D: Does everyone in the computer science major need to choose one of these tracks, or can they do the old core classes and not add this specialization on top of it?
J: We are not sure yet. We are still fleshing out what the tracks will actually look like and then have to decide if we will allow a student to not specialize.
D: In order to have these tracks in computer science, will students need to take a whole set of extra classes in addition to those currently required by the computer science major?
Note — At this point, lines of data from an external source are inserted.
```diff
@@ -530,11 +680,13 @@
                 if (lane == 0) { GJ_STAT(24, 1); GJ_STAT(25, n); GJ_STAT(26, k0 >= kb ? (kb - ka + 63) / 64 : 0); GJ_STAT(27, k0 >= kb ? 1 : 0); }
             }
         }
+        if (wave == 0) GJ_TRACE_STEPS(10, steps5);
         __syncthreads();
 
         GJ_TRACE(7);
         const bool planes = sm.big != 0 || gbase == 0xFFFFFFFFu;
         if (planes) {
+            if (tid == 0) GJ_STAT_PLANES();
             for (int j = j0 + wave; j < j1; j += 4) {
                 const uint32_t chunks = (s_bb[j + 1] - s_bb[j] - 1u) * 8u;
                 for (uint32_t c = (uint32_t)lane; c < chunks; c += 64)
@@ -547,9 +699,9 @@
                 const uint32_t i = (uint32_t)k - kf;
                 const uint32_t before_k = k > 0 ? s_rec[k - 1].y : 0u, before_f = kf > 0 ? s_rec[kf - 1].y : 0u;
                 const uint32_t sb = s_sbit[j] + i * sub_bits, eb = min(sb + sub_bits, s_ebit[j]);
-                uint32_t c;
+                uint32_t c, steps = 0;
                 gj_tok_decode<2>(sm, sb, eb, s_rec[k].x & 0x7FFu, c, nullptr, s_blkinfo + s_bb[j], 0, (before_k & 0xFFFFu) - (before_f & 0xFFFFu),
-                                 s_bb[j + 1] - s_bb[j] - 1u, coefs + (uint64_t)s_first[j] * 64, nullptr);
+                                 s_bb[j + 1] - s_bb[j] - 1u, coefs + (uint64_t)s_first[j] * 64, nullptr, steps);
             }
             __syncthreads();
         }
```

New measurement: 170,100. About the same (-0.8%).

J: It will be roughly the same core classes, and the additional classes for these tracks will mostly replace other computer science electives. Nothing is written in stone yet, though, and it certainly could still be that the total number of required classes will increase.
D: What has been your role on the administrative side?
J: In building the program I have to look at the courses that will be in each track, what other top universities’ programs look like, what the market needs, etc. To help the program succeed, I put together an industry advisory board. This board includes, amongst others, an executive from IBM, the chief IT architect from Mayo Clinic, a manager of a data science team from Facebook, a research scientist from Amazon, a vice president from Goldman Sachs, the manager of a large distributed systems team at Google, and C-level executives from a number of startups. We are getting input from them as to what this program should be in order for our students to get the best jobs. I’ve had one-on-one conversations with many of them, and hopefully next semester we will sit down as a group to review and discuss all the details.
D: People have not been pleased with the Computer Science department in recent years. Do you think this program will make the Computer Science department more attractive and help bring up its standard?
D: So when is the official start date of the program?
J: The official start date is Fall 2017, but this Spring Dr. Kelly will already be teaching Data Visualization, a new course which will be part of the data science track.